This is my third "In A Flash" deck, which tells you something. It is easily my favorite
close-up/walk-around effect. The look on the spectator's face as the coin appears to melt through
the deck is priceless. Everybody loves fire magic, and this is a sure-fire winner anywhere flash
paper is allowed.
I use the line, "If you like card tricks, than this one is my favorite.
And if you don't like card tricks, than consider this a coin trick."
One thing to note for
those who purchased the original version of this several years ago--the gaff has been slightly
modified. Ostensibly, this was to better simulate a burn patttern.

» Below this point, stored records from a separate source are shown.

int upload2(swfr_renderer* r, int si, bool all_sets, SceneView sv, uint32_t* fb_override, bool edges_tagged) {
    swfr_renderer::Scene& sc = r->scn[si];
    if (si == 0) r->scene_ready = false;
    if (r->async_used) {
        for (int k = 0; k < 4; ++k) if (r->fs[k].stream) HIP_CHECK(hipStreamSynchronize(r->fs[k].stream));
    }
    sc.slow_verified = false;
    sc.slow_state = si == 0 ? r->hint_slow_state : 0; sc.slow_passes = si == 0 ? r->hint_slow_passes : SLOW_PASSES;
    if (si > 0 && !r->fs[si].stream) HIP_CHECK(hipStreamCreateWithFlags(&r->fs[si].stream, hipStreamNonBlocking));
    const hipStream_t up_stream = r->fs[si].stream;
    const uint32_t tiles_x = (r->width + TILE_W - 1) / TILE_W;
    std::vector<swfr_edge> tagged;
    if (!edges_tagged) {
        tagged.assign(sv.edges, sv.edges + sv.n_edges);
        for (size_t i = 0; i < sv.n_paths; ++i)
            for (uint32_t k = 0; k < sv.paths[i].n_edges; ++k) tagged[sv.paths[i].first_edge + k].reserved = int32_t(i);
        if (r->mono)
            for (size_t i = 0; i < sv.n_paths; ++i)
                if (sv.paths[i].kind == SWFR_PATH_BOXES)
                    for (uint32_t k = 0; k < sv.paths[i].n_edges; ++k) round_box_to_pixels(tagged[sv.paths[i].first_edge + k]);
        sv.edges = tagged.data();
    }
    static thread_local FrameScratch scratch;
    static thread_local SceneLayout L;
    const SceneView a = prepare_frame(r, sv, up_stream, si == 0, scratch, L);
    const FrameDims dims = sc.dims = FrameDims::of_layout(L, a.n_edges, a.n_paths);
    sc.bounds = plan_bounds(L, a.n_edges, a.n_paths);
    SceneArena& A = sc.arena;
    A.begin(scene_arena_bytes(L, a) + SceneArena::padded(4 * sizeof(Frame2)) + 4096);
    Frame2 proto;
    std::memset(&proto, 0, sizeof proto);
    push_scene(A, L, a, proto);
    fill_frame_sizes(r, L, a, proto);
    if (r->bitmap_table_dirty) r->d_bitmap_table.reserve(r->bitmap_table.size());
    proto.src.bitmaps = r->d_bitmap_table.ptr;
    sc.proto = proto;
    const size_t cls_bytes = cls_region_bytes(dims, tiles_x);
    const int n_sets = std::max(1, std::min(r->in_flight, 4));
    Frame2 fr[4];
    std::memset(fr, 0, sizeof fr);
    for (int k = 0; k < 4; ++k) {
        if (all_sets ? k >= n_sets : k != si) continue;
        auto& x = r->fs[k];
        Frame2& f = fr[k];
        f = proto;
        if (!x.stream) HIP_CHECK(hipStreamCreateWithFlags(&x.stream, hipStreamNonBlocking));
        x.work.reserve(frame_work_bytes(dims)); x.cls.reserve(cls_bytes);
        uint8_t *w = x.work.ptr, *c = x.cls.ptr;
        place_frame(f, dims, tiles_x, w, c);
        const uint32_t* cost_before = x.strip_cost.ptr;
        x.strip_cost.reserve(dims.strip_cost_count());
        if (x.strip_cost.ptr != cost_before) HIP_CHECK(hipMemsetAsync(x.strip_cost.ptr, 0, x.strip_cost.cap * sizeof(uint32_t), up_stream));
        f.strip_cost = x.strip_cost.ptr;
        r->d_counters.reserve(4 * COUNTER_WORDS);
        f.counters = x.counters = r->d_counters.ptr + size_t(k) * COUNTER_WORDS;
        HIP_CHECK(hipMemsetAsync(x.cls.ptr, 0, cls_bytes, up_stream));
        if (!x.d_fb.ptr && !r->n_targets) {
            x.d_fb.reserve(size_t(r->width) * r->height);
            HIP_CHECK(hipMemsetAsync(x.d_fb.ptr, 0, size_t(r->width) * r->height * 4, up_stream));
        }
        f.fb = (fb_override && k == si) ? fb_override : (r->n_targets ? r->targets[uint32_t(k) % r->n_targets] : x.d_fb.ptr);
    }
    sc.frames_dev = static_cast<Frame2*>(A.push(fr, sizeof fr));
    A.flush(up_stream, si == 0);
    if (all_sets) {
        for (int k = 0; k < n_sets; ++k)
            if (k != si && r->fs[k].stream) HIP_CHECK(hipStreamWaitEvent(r->fs[k].stream, A.copied, 0));
    }
    if (r->bitmap_table_dirty) {
        if (!r->bitmap_table.empty())
            HIP_CHECK(hipMemcpyAsync(r->d_bitmap_table.ptr, r->bitmap_table.data(), r->bitmap_table.size() * sizeof(DevBitmap),
                                     hipMemcpyHostToDevice, r->stream));
        r->bitmap_table_dirty = false;
        r->bitmap_table_dirty_copied = true;
    }
    if (r->bitmap_table_dirty_copied) { HIP_CHECK(hipStreamSynchronize(r->stream)); r->bitmap_table_dirty_copied = false; }
    if (si == 0) { r->scene_ready = true; r->sets_ready = all_sets ? uint32_t(n_sets) : 1u; r->scene_from_builder = edges_tagged; ++r->scene_gen; }
    return SWFR_OK;
// ... 194 lines not shown
    }
    hipEvent_t ev_begin = r->ev[size_t(n_timed) * 4], ev_end = r->ev[size_t(n_timed) * 4 + 1];
    hipEvent_t* ev_join = &r->ev[size_t(n_timed) * 4 + 2];
    if (frames > 1 && r->use_graphs && sc.slow_verified && !(r->resident_batch >= 2 && stride > frames))
        for (uint32_t k = 0; k < n_sets; ++k) ensure_frame_graph(r, sc, r->fs[k]);
    HIP_CHECK(hipEventRecord(ev_begin, r->stream));
    order_frames_behind_pending_read(r);
#ifdef SWFR_BEGIN_WAIT
    for (uint32_t k = 1; k < n_sets; ++k) HIP_CHECK(hipStreamWaitEvent(r->fs[k].stream, ev_begin, 0));
#endif
    uint32_t rb = (r->resident_batch >= 2 && stride > frames) ? uint32_t(r->resident_batch) : 1u;
    while (rb > 1 && (rb > n_sets || n_sets % rb != 0)) --rb;
    const bool batched = rb > 1 && frames >= 2;
    uint32_t last_set = (frames - 1) % n_sets;
    int64_t last_on[4] = {-1, -1, -1, -1};
    if (batched) {
        const uint32_t groups = n_sets / rb;
        const LaunchPlan plan = plan_of(r, sc);
        uint32_t gi = 0;
        for (uint32_t f = 0; f < frames; f += rb, ++gi) {
            const uint32_t g = gi % groups, cnt = std::min(rb, frames - f);
            launch_chain(r, r->fs[g * rb].stream, sc.frames_dev + g * rb, cnt, plan, nullptr, nullptr);
            last_set = g * rb + cnt - 1;
            last_on[g * rb] = int64_t(gi);
        }
    }
    for (uint32_t f = 0; f < frames && !batched; ++f) {
        swfr_renderer::FrameSet& F = r->fs[f % n_sets];
        const bool timed = f >= first_timed && (f - first_timed) % stride == 0;
        if (!timed && frames > 1 && r->use_graphs && sc.slow_verified) launch_frame_graph(r, sc, F);
        else launch_frame(r, sc, F, nullptr, timed ? &r->ev[size_t((f - first_timed) / stride) * 4] : nullptr, n_sets > 1 && frames > 1);
        last_on[f % n_sets] = int64_t(f);
    }
    for (uint32_t k = 1; k < n_sets; ++k) {
        if (last_on[k] < 0) continue;
        HIP_CHECK(hipEventRecord(ev_join[k - 1], r->fs[k].stream));
        HIP_CHECK(hipStreamWaitEvent(r->stream, ev_join[k - 1], 0));
    }
    HIP_CHECK(hipEventRecord(ev_end, r->stream));
    HIP_CHECK(hipGetLastError());
    if (!r->h_counters) HIP_CHECK(hipHostMalloc(reinterpret_cast<void**>(&r->h_counters), 4 * COUNTER_WORDS * sizeof(uint32_t), hipHostMallocDefault));
    const uint32_t used_sets = std::min(frames, n_sets);
    HIP_CHECK(hipMemcpyAsync(r->h_counters, r->d_counters.ptr, size_t(used_sets) * COUNTER_WORDS * sizeof(uint32_t), hipMemcpyDeviceToHost, r->stream));
    for (;;) {
        int pick = -1;
        for (uint32_t k = 1; k < n_sets; ++k)
            if (last_on[k] >= 0 && (pick < 0 || last_on[k] < last_on[pick])) pick = int(k);
        if (pick < 0) break;
        if (r->fs[pick].stream) HIP_CHECK(hipStreamSynchronize(r->fs[pick].stream));
        last_on[pick] = -1;
    }
    HIP_CHECK(hipStreamSynchronize(r->stream));
    r->fb_cur = r->n_targets ? r->targets[last_set % r->n_targets] : r->fs[last_set].d_fb.ptr;
    uint32_t timed_frames = 0;
    for (uint32_t f = batched ? frames : first_timed; f < frames; f += stride, ++timed_frames) {
        hipEvent_t* e = &r->ev[size_t(timed_frames) * 4];
        float a = 0, b = 0, c = 0;
        HIP_CHECK(hipEventElapsedTime(&a, e[0], e[1]));
        HIP_CHECK(hipEventElapsedTime(&b, e[1], e[2]));
        HIP_CHECK(hipEventElapsedTime(&c, e[2], e[3]));
        setup_ms += a; rows_ms += b; tiles_ms += c;
    }
    HIP_CHECK(hipEventElapsedTime(&total_ms, ev_begin, ev_end));
    std::memcpy(counters, r->h_counters, sizeof counters);
    for (uint32_t k = 1; k < used_sets; ++k)
        for (uint32_t w : {uint32_t(C2_ERROR), uint32_t(C2_TIE_PAIRTEST_SKIPPED), uint32_t(C2_TIE_SORT_OVERFLOW), uint32_t(C2_TIE_DEPTH)})
            counters[w] |= r->h_counters[k * COUNTER_WORDS + w];
    r->timing = swfr_timing{total_ms, setup_ms, rows_ms, tiles_ms, frames, sc.dims.n_edges, sc.dims.n_paths, sc.dims.n_rows, 0, timed_frames};
    r->fb_valid = true;
    {
        uint32_t slow = 0, huge = 0;
        for (uint32_t k = 0; k < used_sets; ++k) { slow |= r->h_counters[k * COUNTER_WORDS + C2_SLOW]; huge |= r->h_counters[k * COUNTER_WORDS + C2_HUGE]; }
        uint32_t passes = 1;
        for (uint32_t k = 0; k < used_sets; ++k)
            for (uint32_t q = 1; q < SLOW_PASSES; ++q) {
                const uint32_t* c = r->h_counters + k * COUNTER_WORDS;
                if (c[C2_SLOWQ + q] | c[C2_HUGEQ + q]) { passes = std::max(passes, q + 1); huge |= c[C2_HUGEQ + q]; }
            }
// ... 385 lines not shown
    if (const char* fl = std::getenv("SWFR_FAST_LIMIT")) r->fast_limit = std::atoi(fl);
    if (const char* tg = std::getenv("SWFR_TILES_GRID")) r->tiles_grid = std::atoi(tg);
    if (const char* bt = std::getenv("SWFR_BIN_THREADS")) { const int v = std::atoi(bt); r->bin_threads = v == int(BIN_THREADS_SMALL) || v == int(BIN_THREADS_LARGE) ? v : 0; }
    if (const char* ts = std::getenv("SWFR_TILES_SHADERS")) r->tiles_shaders = std::min(std::max(std::atoi(ts), 0), 7);
    if (const char* rw = std::getenv("SWFR_ROWS_WIDE")) r->rows_wide = std::atoi(rw) != 0;
    if (const char* bf = std::getenv("SWFR_BATCH_FRAMES")) r->batch_frames = std::max(1, std::atoi(bf));
    if (const char* cr = std::getenv("SWFR_CHUNK_ROWS")) r->force_chunk_rows = std::atoi(cr);
    if (const char* so = std::getenv("SWFR_STRIP_ORDER")) r->strip_order = std::atoi(so);
    if (const char* fi = std::getenv("SWFR_FRAMES_IN_FLIGHT")) r->in_flight = std::atoi(fi);
    if (const char* es = std::getenv("SWFR_EVENT_STRIDE")) { r->event_stride = std::atoi(es); r->event_stride_given = true; }
    if (const char* ug = std::getenv("SWFR_GRAPHS")) r->use_graphs = std::atoi(ug);
#ifdef SWFR_EMU
    r->use_graphs = 0;
#endif
    if (const char* rb = std::getenv("SWFR_RESIDENT_BATCH")) r->resident_batch = std::atoi(rb);
    if (const char* cm = std::getenv("SWFR_CXFORM_CACHE_MB")) r->cx_budget = size_t(std::max(0, std::atoi(cm))) << 20;
    if (r->cfg.device == SWFR_DEVICE_HOST_ONLY) {
        *out = r.release();
        return SWFR_OK;
    }
    int count = 0;
    if (hipGetDeviceCount(&count) != hipSuccess || count <= 0) return SWFR_ERR_NO_DEVICE;
    if (r->cfg.device < 0 || r->cfg.device >= count) return SWFR_ERR_NO_DEVICE;
    r->has_device = true;
    swfr_renderer* raw = r.get();
    const int rc = guarded(raw, [&]() {
        HIP_CHECK(hipStreamCreateWithFlags(&raw->stream, hipStreamNonBlocking));
        raw->fs[0].stream = raw->stream;
        for (int k = 1; k < std::max(1, std::min(raw->in_flight, 4)); ++k) HIP_CHECK(hipStreamCreateWithFlags(&raw->fs[k].stream, hipStreamNonBlocking));
        for (int i = 0; i < 4 * 32 + 5; ++i) { hipEvent_t e = nullptr; HIP_CHECK(hipEventCreate(&e)); raw->ev.push_back(e); }
        raw->fs[0].d_fb.reserve(size_t(width) * height);
        HIP_CHECK(hipMemsetAsync(raw->fs[0].d_fb.ptr, 0, size_t(width) * height * 4, raw->stream));
        raw->d_counters.reserve(4 * COUNTER_WORDS);
        raw->fs[0].counters = raw->d_counters.ptr;
        HIP_CHECK(hipStreamSynchronize(raw->stream));
        return int(SWFR_OK);
    });
    if (rc != SWFR_OK) return rc;
    *out = r.release();
    return SWFR_OK;
}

But I suspect part of it also had
to do with making this more difficult to counterfiet, as was ubiquitious on a well-known auction
site during this effect's heyday. I think I prefered the original, but once you have the ash from a
few performances, nobody will question whether or not the deck is actually burning.

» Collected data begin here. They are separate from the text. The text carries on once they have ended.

constexpr uint32_t kMergeSeqParts = 128;
template <bool LANE>
__global__ void __launch_bounds__(256, 2)
k_pip_bucket_merge(uint32_t bins, uint32_t total, uint32_t vmax, const uint32_t* __restrict__ vstart,
                   const dev_ext* __restrict__ parts, dev_ext* __restrict__ buckets) {
  __shared__ uint32_t big[LANE ? 256 : 64];
  __shared__ uint32_t n_big;
  __shared__ uint32_t red[64][4][9];
  const uint32_t gt = blockIdx.x * blockDim.x + threadIdx.x;
  const uint32_t g = LANE ? gt : gt >> 2, qi = threadIdx.x >> 2;
  const int q = (int)(threadIdx.x & 3u);
  if (threadIdx.x == 0) n_big = 0;
  __syncthreads();
  if (g < total) {
    const uint32_t w = g / bins, b = g - w * bins;
    const uint32_t* vs = vstart + (size_t)w * (bins + 1);
    const uint32_t v0 = vs[b], v1 = vs[b + 1];
    const dev_ext* p = parts + (size_t)w * vmax;
    if (v1 - v0 > kMergeSeqParts) {
      if (LANE || q == 0) big[atomicAdd(&n_big, 1u)] = g;
    } else if constexpr (LANE) {
      ge_p3 acc;
      if (v1 == v0) {
        ge_identity(acc);
      } else {
        load_ext(acc, p + v0);
        ge_p3 nx = acc;
        if (v0 + 1 < v1) load_ext(nx, p + v0 + 1);
#pragma unroll 1
        for (uint32_t v = v0 + 1; v < v1; ++v) {
          ge_cached c;
          ge_to_cached(c, nx);
          if (v + 1 < v1) load_ext(nx, p + v + 1);
          ge_add_cached(acc, acc, c);
        }
      }
      store_ext(buckets + g, acc);
    } else {
      qpt acc;
      if (v1 == v0) {
        q_identity(acc, q);
      } else {
        q_load_ext(acc, p + v0, q);
#pragma unroll 1
        for (uint32_t v = v0 + 1; v < v1; ++v) {
          qpt t;
          q_load_ext(t, p + v, q);
          q_add(acc, acc, t, q);
        }
      }
      q_store_ext(buckets + g, acc, q);
    }
  }
  __syncthreads();
  const uint32_t nb = n_big;
#pragma unroll 1
  for (uint32_t i = 0; i < nb; ++i) {
    const uint32_t gb = big[i], w = gb / bins, b = gb - w * bins;
    const uint32_t* vs = vstart + (size_t)w * (bins + 1);
    const uint32_t v0 = vs[b], v1 = vs[b + 1];
    const dev_ext* p = parts + (size_t)w * vmax;
    qpt acc;
    q_identity(acc, q);
    if (v0 + qi < v1) q_load_ext(acc, p + v0 + qi, q);
#pragma unroll 1
    for (uint32_t v = v0 + qi + 64; v < v1; v += 64) {
      qpt t;
      q_load_ext(t, p + v, q);
      q_add(acc, acc, t, q);
    }
#pragma unroll
    for (int k = 0; k < 9; ++k) red[qi][q][k] = acc.c.v[k];
    __syncthreads();
#pragma unroll 1
    for (uint32_t d = 32; d >= 1; d >>= 1) {
      if (qi < d) {
        qpt t;
#pragma unroll
        for (int k = 0; k < 9; ++k) t.c.v[k] = red[qi + d][q][k];
        q_add(acc, acc, t, q);
#pragma unroll
        for (int k = 0; k < 9; ++k) red[qi][q][k] = acc.c.v[k];
      }
// ... 17 lines not shown
    U = run;
  }
#pragma unroll 1
  for (int i = m - 1; i >= 1; --i) {
    q_load_ext(t, rin + i, q);
    q_add(run, run, t, q);
    q_add(U, U, run, q);
  }
  q_load_ext(t, rin, q);
  q_add(run, run, t, q);
#pragma unroll 1
  for (int k = 0; k < shift; ++k) q_double(U, U, q);
  if (level > 0) {
    const dev_ext* ain = A_in + (size_t)w * in_stride + (size_t)m * j;
#pragma unroll 1
    for (int i = 0; i < m; ++i) {
      q_load_ext(t, ain + i, q);
      q_add(U, U, t, q);
    }
  }
  q_store_ext(A_out + (size_t)w * out_stride + j, U, q);
  if (R_out) q_store_ext(R_out + (size_t)w * out_stride + j, run, q);
}
__global__ void __launch_bounds__(256, 2)
k_pip_reduce_lvl(uint32_t n_out, uint32_t total, uint32_t in_stride, uint32_t out_stride, int level, int m, int shift,
                 const dev_ext* __restrict__ A_in, const dev_ext* __restrict__ R_in,
                 dev_ext* __restrict__ A_out, dev_ext* __restrict__ R_out) {
  const uint32_t gt = blockIdx.x * blockDim.x + threadIdx.x;
  const uint32_t g = gt >> 2;
  const int q = (int)(gt & 3u);
  if (g >= total) return;
  pip_reduce_quad(g, q, n_out, in_stride, out_stride, level, m, shift, A_in, R_in, A_out, R_out);
}

__global__ void __launch_bounds__(256)
k_pip_combine(int W1, int C, uint32_t in_stride, int level, int m, int shift, const dev_ext* __restrict__ A_in, const dev_ext* __restrict__ R_in,
              dev_ext* __restrict__ T_all, const uint32_t* __restrict__ invalid, uint8_t* __restrict__ out_point, uint32_t* __restrict__ status,
              uint32_t shared_flags ) {
  const uint32_t b = blockIdx.x;
  dev_ext* T = T_all + (size_t)b * W1;
  const uint32_t g = threadIdx.x >> 2;
  const int q = (int)(threadIdx.x & 3u);
  if (g < (uint32_t)W1) pip_reduce_quad(b * (uint32_t)W1 + g, q, 1u, in_stride, 1u, level, m, shift, A_in, R_in, T_all, nullptr);
  __syncthreads();
  __shared__ uint32_t Tl[64 * 36];
  if (g < (uint32_t)W1) {
    qpt t;
    q_load_ext(t, T + g, q);
    if (g + 1 < (uint32_t)W1) {
      qcached cc;
      q_to_cached(cc, t, q);
      t.c = cc.c;
    }
#pragma unroll
    for (int i = 0; i < 9; ++i) Tl[36 * g + 9 * q + i] = t.c.v[i];
// ... 682 lines not shown
  bool batch_encode_user = false;
  int comb_teeth = 4;
  int ct_single_use_tables = -1;
  struct { bool offered = false, active = false; const tr_op* ops = nullptr; uint32_t n_ops = 0; const uint64_t* tables = nullptr; uint32_t N = 0; tr_bufs bufs{};
           uint8_t* ts = nullptr; uint32_t* saved = nullptr; uint32_t* failed = nullptr; uint32_t tail = 0;
           bool steps = false; tr_steps_dev sd; uint64_t* img = nullptr; } pending_tr;
  int debug_dummy_launches = 0;
  bool stmt_classify = true;
  int fuse_tables_transcript = -1;
  int tables_lane = -1;
  int comb_split = -1;
  int grouped_comb = -1;
  int ladder_interleave = -1;
  static constexpr uint32_t kInterleaveLadderBlocks = 256;
  bool each_straus = true;
  uint32_t each_straus_lanes = 0;
  uint32_t each_straus_wins = 0;
  int ct_lookup = 0;
#ifdef ZKP_BUILD_TEST_HOOKS
  uint64_t* wave_cycles = nullptr;
  static constexpr uint32_t kWaveCyclesCap = 1u << 20;
  enum { SCH_BATCH_ENCODE, SCH_ENC_GROUPS, SCH_OPT_PIP, SCH_PIP_C, SCH_PIP_PART, SCH_STATUS_SHARED, SCH_LAT_SPLIT, SCH_GROUPED, SCH_COMB_MIN,
         SCH_LADDER_INTERLEAVE, SCH_RIDERS, SCH_STRAUS_LANES, SCH_STRAUS_WINS, SCH_TR_LANES, SCH_TR_STEPS, SCH_FUSE_TT, SCH_TERMS_SPLIT,
         SCH_RAGGED_CLASSES, SCH_RAGGED_COMPILED, SCH_RAGGED_BASE, SCH_FUSED_PLANS, SCH_PIP_MERGE, SCH_PIP_BUCKETS, SCH_NO_CARRY, SCH_SIGN_FOLD, SCH_COUNT };
  int64_t sched[SCH_COUNT] = {-1, -1, -1, -1, -1, -1, -1, -1, -1, -1, -1, -1, -1, -1, -1, -1, -1, -1, -1, -1, -1, -1, -1, -1, -1};
  uint64_t debug_pip_run_cap = 0;
  int debug_pip_merge = 0;
  bool debug_vouch_reduced = false;
#endif
  static constexpr size_t kGroupedCombTerms = 400000;
  static constexpr size_t kSplitCombTerms = 8192;
  bool dev_overlap = false;
  bool dev_latency = false;
  bool rider_tables = true;
  bool joint_ladder = true;
  bool tr_steps = true;
  int tr_lanes = -1;
  static constexpr size_t kWideCallTerms = 250000, kWideCallProofs = 8192;
  static constexpr size_t kVeryWideCallProofs = 65536;
  uint32_t ct_comb_min(bool throughput, size_t n_terms) const {
    return ct_single_use_tables < 0 ? (throughput && n_terms >= kWideCallTerms ? 2u : 1u) : (ct_single_use_tables ? 1u : 2u);
  }
  void* ws = nullptr;
  size_t ws_bytes = 0;
  uint64_t ws_generation = 0, plans_generation = 0;
  bool profiling = false;
  hipEvent_t ev[kMaxEvents] = {};
  int ev_kind[kMaxEvents] = {};
  int n_ev = 0;
  float kernel_ms[ZKP_K_COUNT] = {};
  float total_ms = 0;
  std::string kernel_names[ZKP_K_COUNT];
  dev_niels* hot_tables = nullptr;
  uint32_t* hot_reg_words = nullptr;
  int32_t* hot_reg_slot = nullptr;
  char* hot_scratch = nullptr;
  std::string hot_key[HOT_SLOTS];
// ... 429 lines not shown
  const size_t lvl_cap = WK * (cfg::B + 8);
  dev_ext* lvlA = reinterpret_cast<dev_ext*>(base + cv.take(lvl_cap * sizeof(dev_ext) * 2));
  dev_ext* lvlR = lvlA + lvl_cap;
  if (cv.off > c->ws_bytes) return fail(ZKP_ERR_ARG, "internal: workspace too small");

  if (phases == 1) {
    if (!shared_flags) return fail(ZKP_ERR_ARG, "internal: split prepare without the caller's flag words");
    hipLaunchKernelGGL((k_pip_prepare<C, 1>), dim3((n + 255) / 256, K), dim3(256), 0, c->stream, n, seg, d_scalars, d_points, niels, digits, invalid);
    HIP_TRY(hipGetLastError());
    return ZKP_OK;
  }
  if (!shared_flags) HIP_TRY(hipMemsetAsync(invalid, 0, (size_t)K * 4, c->stream));
  if (csr) {
    prof_note(c, ZKP_K_DECODE, "k_pip_prepare_csr<" + std::to_string(C) + ">@K=" + std::to_string(K) + ",n=" + std::to_string(n) + ",at=" + std::to_string(csr->at));
    hipLaunchKernelGGL(k_pip_prepare_csr<C>, dim3((n + 255) / 256, K), dim3(256), 0, c->stream, n, *csr, d_scalars, d_points, niels, digits, invalid);
  } else {
    prof_note(c, ZKP_K_DECODE, "k_pip_prepare<" + std::to_string(C) + ">");
    if (phases == 2) hipLaunchKernelGGL((k_pip_prepare<C, 2>), dim3((n + 255) / 256, K), dim3(256), 0, c->stream, n, seg, d_scalars, d_points, niels, digits, invalid);
    else hipLaunchKernelGGL((k_pip_prepare<C, 3>), dim3((n + 255) / 256, K), dim3(256), 0, c->stream, n, seg, d_scalars, d_points, niels, digits, invalid);
  }
  prof_mark(c, ZKP_K_DECODE);
  hipLaunchKernelGGL(k_pip_tile_hist<C>, dim3(tiles, (unsigned)WK), dim3(sort_cfg<C>::THREADS), 0, c->stream, n, digits, tilehist);
  hipLaunchKernelGGL(k_pip_tile_total, grid1(nb, 256), dim3(256), 0, c->stream, cfg::B1, tiles, (uint32_t)nb, tilehist, hist);
  hipLaunchKernelGGL(k_pip_scan, dim3((unsigned)WK), dim3(256), 0, c->stream, cfg::B1, L, hist, start, cursor, vstart);
  hipLaunchKernelGGL(k_pip_tile_base, grid1(nb, 256), dim3(256), 0, c->stream, cfg::B1, tiles, (uint32_t)nb, start, tilehist);
  hipLaunchKernelGGL(k_pip_tile_scatter<C>, dim3(tiles, (unsigned)WK), dim3(sort_cfg<C>::THREADS), 0, c->stream, n, digits, tilehist, sorted);
  prof_mark(c, ZKP_K_SORT);
  hipLaunchKernelGGL(k_pip_vmap, grid1(nb, 256), dim3(256), 0, c->stream, cfg::B1, (uint32_t)nb, (uint32_t)vmax, vstart, vmap);
  hipLaunchKernelGGL(k_pip_bucket_part, dim3((unsigned)((vmax + 255) / 256), (unsigned)WK), dim3(256), 0, c->stream, n, (uint32_t)cfg::W1, cfg::B1, L, (uint32_t)vmax,
                     start, hist, vstart, vmap, sorted, niels, parts);
  constexpr size_t MERGE_LANE_MIN_BUCKETS = (size_t)1 << 19;
#ifdef ZKP_BUILD_TEST_HOOKS
  const bool lane_merge = c->debug_pip_merge ? c->debug_pip_merge == 2 : nb >= MERGE_LANE_MIN_BUCKETS;
#else
  const bool lane_merge = nb >= MERGE_LANE_MIN_BUCKETS;
#endif
  ZKP_SCHED(c, PIP_MERGE, lane_merge ? 1 : 0);
  ZKP_SCHED(c, PIP_BUCKETS, nb);
  if (lane_merge) hipLaunchKernelGGL(k_pip_bucket_merge<true>, grid1(nb, 256), dim3(256), 0, c->stream, cfg::B1, (uint32_t)nb, (uint32_t)vmax, vstart, parts, buckets);
  else hipLaunchKernelGGL(k_pip_bucket_merge<false>, grid1(nb * 4, 256), dim3(256), 0, c->stream, cfg::B1, (uint32_t)nb, (uint32_t)vmax, vstart, parts, buckets);
  prof_mark(c, ZKP_K_BUCKET);
  const dev_ext* Ain = nullptr;
  const dev_ext* Rin = buckets;
  uint32_t in_stride = cfg::B1, n_in = cfg::B;
  size_t lvl_off = 0;
  int level = 0;
  int shift = 0;
  static_assert(cfg::W1 <= 64, "k_pip_combine runs the last tree level with one quad per window in one 256-lane block");
  while (n_in > 1) {
    int lg = 0;
    while ((1u << lg) < n_in) ++lg;
    const int mbits = (level == 0 && lg % 3) ? lg % 3 : 3;
    const uint32_t m = 1u << mbits, n_out = n_in >> mbits;
    dev_ext* Aout = lvlA + lvl_off;
    dev_ext* Rout = lvlR + lvl_off;
    const uint32_t total = (uint32_t)WK * n_out;
    if (n_out == 1) {
      hipLaunchKernelGGL(k_pip_combine, dim3(K), dim3(256), 0, c->stream, cfg::W1, C, in_stride, level, (int)m, shift, Ain, Rin, Aout, invalid, d_out, d_status, shared_flags ? 1u : 0u);
      break;
    }
    hipLaunchKernelGGL(k_pip_reduce_lvl, grid1((size_t)total * 4, 256), dim3(256), 0, c->stream, n_out, total, in_stride, n_out, level, (int)m, shift,
                       Ain, Rin, Aout, Rout);
    Ain = Aout;
    Rin = Rout;
    in_stride = n_out;
    n_in = n_out;
    lvl_off += total;
    shift += mbits;
    ++level;
  }
  prof_mark(c, ZKP_K_COMBINE);
  HIP_TRY(hipGetLastError());
  return ZKP_OK;
}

Finally, I recently purchased Jay Sankey's "Identity Theft Project." He has a routine there that
uses a borrowed quarter and suggests going from that routine directly into "In a Flash." That's a
good idea that I look forward to trying soon, as I love it when one effect can flow into another
seamlessly.
The shape is similar to the original, but slightly irregular. Scuba divers using sonar to find shipwrecks will tell you that "nature produces no perfect curves or truly straight lines," so that's what they are looking for on the ocean floor. But the same token, the theory here as that if a quarter did in fact "melt" through a deck of cards, the burn pattern would follow the shape of the quarter...closely but not exactly, meaning that the the curve is imperfect.